Nonlinear partial differential equations and applications

非线性偏微分方程及其应用

• 批准号: 0244787
• 负责人: Panagiotis Souganidis
• 金额: --
• 依托单位: University of Texas at Austin
• 依托单位国家: 美国
• 项目类别: Standard Grant
• 财政年份: 2003
• 资助国家: 美国
• 起止时间: 2003-05-01 至 2007-10-31
• 项目状态: 已结题
• 来源: https://www.nsf.gov/awardsearch/showAward?AWD_ID=0244787&HistoricalAwards=false
• 关键词: Nonlinear; partial; differential; equations; applications

PI: Takis Souganidis, University of Texas, AustinDMS-0244787ABSTRACTThe PI proposes to continue his program to develop methods to study nonlinear, parabolic/elliptic and hyperbolic, deterministic and stochastic partial differential equations (pde) arising as models in areas like continuum and statistical physics, biology, ecology, engineering, etc. The emphasis of this proposal is on the development of (rigorous) theories for (i) weak (stochastic viscosity) solutions of fully nonlinear, (degenerate) parabolic stochastic partial differential equations, and(ii) homogenization (averaging) of nonlinear, parabolic/elliptic and hyperbolic partial differential equations in spatio-temporal randomly heterogeneous media. The randomness is typically associated with singular dependence on the state variables and lack of compactness. Overcoming both issues requires the development of new methods and tools.Nonlinear stochastic pde are very often used to model complex phenomena, like turbulent combustion, nucleations, phase transitions at low temperature, etc., It is therefore self-evident that there is a pressing need for the development of a mathematical theory for such equations. The theory of stochastic viscosity solutions, which is been developed by the PI and Lions, is of fundamental importance, since it allows for the study of a completely new and, at the same time, very rich class of nonlinear stochastic pde arising in many of the aforementioned contexts. As this theory becomes more available, known and developed, it is expected that it will play an important role also in applications, since it will provide the necessary tools to analyze previously intractable models.The mathematical modeling of phenomena with many scales at the microscopic level, like turbulence, front propagation in phase transitions, spatial ecology, polymer growth, composite and perforated materials in mechanics, often necessitates the use of random pde with oscillating random parameters. At the macroscopic level these parameters "average out" and the phenomena are then described by an averaged (homogenized) equation. This leads naturally to questions of homogenization of nonlinear pde in spatio-temporal stationary ergodic settings, which, roughly speaking, are the most general settings where "self-averaging" is to be expected.

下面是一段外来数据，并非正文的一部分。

template <class LDS>
__device__ __forceinline__ int collide(const DevModel* m, LDS& L, int lane, int env, const int* npm_early = nullptr) {
  int nact = 0;
  const int npair = m->n_pair;
  const unsigned short* pp = (const unsigned short*)m->pair;
  unsigned short pv[RP_MAX_PAIR / 64];
#pragma unroll
  for (int k = 0; k < RP_MAX_PAIR / 64; k++) { int pi = 64 * k + lane; pv[k] = pp[pi < npair ? pi : 0]; }
  unsigned ovbits = 0u;
#pragma unroll
  for (int k = 0; k < RP_MAX_PAIR / 64; k++) {
    int pi = 64 * k + lane;
    if (64 * k < npair && pi < npair) {
      int a = pv[k] & 255, b = pv[k] >> 8;
      const float4 alo = *(const float4*)&L.aabb[8 * a], ahi = *(const float4*)&L.aabb[8 * a + 4];
      const float4 blo = *(const float4*)&L.aabb[8 * b], bhi = *(const float4*)&L.aabb[8 * b + 4];
      const float margin = fminf(alo.w, blo.w);
      bool sep = (alo.x > bhi.x + margin) | (blo.x > ahi.x + margin) | (alo.y > bhi.y + margin) | (blo.y > ahi.y + margin) | (alo.z > bhi.z + margin) | (blo.z > ahi.z + margin);
      ovbits |= sep ? 0u : (1u << k);
    }
  }
#pragma unroll
  for (int k = 0; k < RP_MAX_PAIR / 64; k++) {
    if (64 * k >= npair) break;
    bool ov = (ovbits >> k) & 1u;
    unsigned long long mask = __ballot(ov);
    int before = __popcll(mask & ((1ull << lane) - 1ull));
    if (ov && nact + before < MAXACT) L.act[nact + before] = 64 * k + lane;
    nact += __popcll(mask);
    if (nact >= MAXACT) { nact = MAXACT; break; }
  }
  WSYNC();
  PCLK(8)
#if defined(RP_CLOCKS) && RP_CLOCKS == 2
  if (lane == 0) g_clk[32 * (blockIdx.x & 4095) + 12] = nact;
#endif
  const int ncand_all = uni(narrowphase_coop<LDS>(m, L, lane, nact, m->persist ? m->pmcache + (size_t)env * PMC_FLOATS + PMC_AX : nullptr));
  WSYNC();
  asm volatile("" : "+v"(lane));
  PCLK(9)
  const unsigned long long lower = (1ull << lane) - 1ull;
  int kept = 0, pk = 0, total = 0;
  float* man = L.man;
  if (m->persist) {
    float* C = L.npscr + 8 * MANPTS;
    static_assert(8 * MANPTS + PMC_MANIFOLDS <= NPSCR_FLOATS, "the staged contact cache lies behind L.man in the narrowphase scratch");
    float* g = m->pmcache + (size_t)env * PMC_FLOATS;
    const int npm_pre = min(max(uni(npm_early ? *npm_early : __float_as_int(g[0])), 0), PM_MAX);
    const int used_in = PMC_HDR + PMC_MAN * npm_pre;
    for (int i = lane * 4; i < used_in; i += 256) *(float4*)&C[i] = *(const float4*)&g[i];
    if (lane == 0) C[0] = __int_as_float(npm_pre);
    WSYNC();
    PCLK(21)
    int npm = uni(__float_as_int(C[0]));
    const int mykey = lane < npm ? __float_as_int(C[PMC_HDR + PMC_MAN * lane]) : -1;
    const int akey = L.key[lane < nact ? lane : 0];
    const int pkey = L.key[lane >= 1 && lane < nact ? lane - 1 : 0];
    bool steady;
// ... 14 lines not shown
    }
    if (!steady) {
      {
        WSYNC();
        int nk = 0;
        for (int j = 0; j < npm; j++)
          if ((keep >> j) & 1ull) {
            if (nk != j && lane < PMC_MAN) C[PMC_HDR + PMC_MAN * nk + lane] = C[PMC_HDR + PMC_MAN * j + lane];
            nk++;
          }
        npm = nk;
        WSYNC();
      }
      {
        const int objk = lane < nact ? (L.key[lane] & 0xFFFF) : -1;
        const bool first = lane < nact && (lane == 0 || (L.key[lane - 1] & 0xFFFF) != objk);
        const int mkey = __float_as_int(C[PMC_HDR + PMC_MAN * (lane < npm ? lane : 0)]);
        bool present = false;
        for (int j = 0; j < npm; j++) present |= __builtin_amdgcn_readlane(mkey, j) == objk;
        const bool isnew = first && !present;
        const unsigned long long mnew = __ballot(isnew);
        const int slot = npm + __popcll(mnew & lower);
        if (isnew && slot < PM_MAX) {
          const int pi = L.act[lane];
          float* M = &C[PMC_HDR + PMC_MAN * slot];
          M[0] = __int_as_float(objk); M[1] = __int_as_float(0);
          M[2] = fminf(m->col_margin[m->pair[pi][0]], m->col_margin[m->pair[pi][1]]);
          M[3] = __int_as_float(L.key[lane] >> 16);
          for (int t = 4; t < PMC_MAN; t++) M[t] = 0.f;
        }
        npm = min(PM_MAX, npm + (int)__popcll(mnew));
        WSYNC();
      }
    }
    PCLK(22)
    unsigned long long unmatched, mine = 0ull;
    {
      const int ncand = ncand_all;
      const bool isc = lane < ncand;
      const float* c = &L.cand[8 * (isc ? lane : 0)];
      const V3 p = ld3(c), nr = mk3(c[3], c[4], c[5]);
      const float dist = c[6];
      const int abw = __float_as_int(c[7]);
      const int objk = L.key[(abw >> 16) & 63] & 0xFFFF;
      const int ba = (abw >> 22) & 31, bb = (abw >> 27) & 31;
      const M3 RA = ldm3(&L.xR[9 * ba]), RB = ldm3(&L.xR[9 * bb]);
      const V3 xA = ld3(&L.xp[3 * ba]), xB = ld3(&L.xp[3 * bb]);
      const int mkey = steady ? mykey : __float_as_int(C[PMC_HDR + PMC_MAN * (lane < npm ? lane : 0)]);
      int mi = -1;
      for (int jm = 0; jm < npm; jm++) if (__builtin_amdgcn_readlane(mkey, jm) == objk) mi = jm;
// ... 178 lines not shown
        } else if (cnt < 4) dst = cnt++;
        else dst = manifold_replace_index(man, c);
        if (dst >= 0) { const float4 c0 = *(const float4*)c, c1 = *(const float4*)(c + 4); *(float4*)&man[8 * dst] = c0; *(float4*)&man[8 * dst + 4] = c1; }
      }
    }
  }
  WSYNC();
  int cls, before;
  total = solver_place(kept, pk, lower, cls, before);
  for (int i = 0; i < kept; i++) {
    const float4 c0 = *(const float4*)&man[8 * i], c1 = *(const float4*)&man[8 * i + 4];
    const int ab = __float_as_int(c1.w);
    const int o = before + i;
    L.conp[3 * o] = c0.x; L.conp[3 * o + 1] = c0.y; L.conp[3 * o + 2] = c0.z;
    L.conn[3 * o] = c0.w; L.conn[3 * o + 1] = c1.x; L.conn[3 * o + 2] = c1.y;
    L.cond[o] = c1.z;
    L.cona[o] = ab & 255; L.conb[o] = (ab >> 8) & 255; L.conk[o] = cls;
    L.conmu[o] = L.pmu[(ab >> 16) & 63];
  }
  }
  WSYNC();
  PCLK(10)
  return total;
}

主要研究者：Takis Souganwei，德克萨斯大学，AustinDMS-0244787摘要PI建议继续他的计划，以发展研究非线性，抛物/椭圆和双曲，确定性和随机偏微分方程（PDE）的方法，这些方程作为连续统和统计物理，生物学，生态学，工程学等领域的模型出现。本建议的重点是发展（一）弱（弱）的（严格）理论（随机粘性）完全非线性的解决方案，（退化）抛物随机偏微分方程，（ii）均匀化时空随机非均匀介质中的非线性、抛物/椭圆和双曲型偏微分方程。随机性通常与对状态变量的奇异依赖和缺乏紧凑性相关联。克服这两个问题需要开发新的方法和工具。非线性随机偏微分方程经常被用来模拟复杂的现象，如湍流燃烧，成核，低温相变等，因此，不言而喻，迫切需要为这种方程发展一种数学理论。理论的随机粘性的解决方案，这是由PI和狮子，是具有根本的重要性，因为它允许研究一个全新的，同时，非常丰富的一类非线性随机偏微分方程中产生的许多上述情况。随着这一理论的日益普及、被人们所熟知和不断发展，预计它将在应用中发挥重要作用，因为它将为分析以前难以处理的模型提供必要的工具。微观层次上具有许多尺度的现象的数学建模，如湍流、相变中的前沿传播、空间生态学、聚合物生长、力学中的复合材料和穿孔材料，通常需要使用具有振荡随机参数的随机PDE。在宏观层面上，这些参数“平均”，然后通过平均（均匀化）方程描述这些现象。这自然会导致时空平稳遍历环境中非线性偏微分方程的均匀化问题，粗略地说，这是最普遍的预期“自平均”的环境。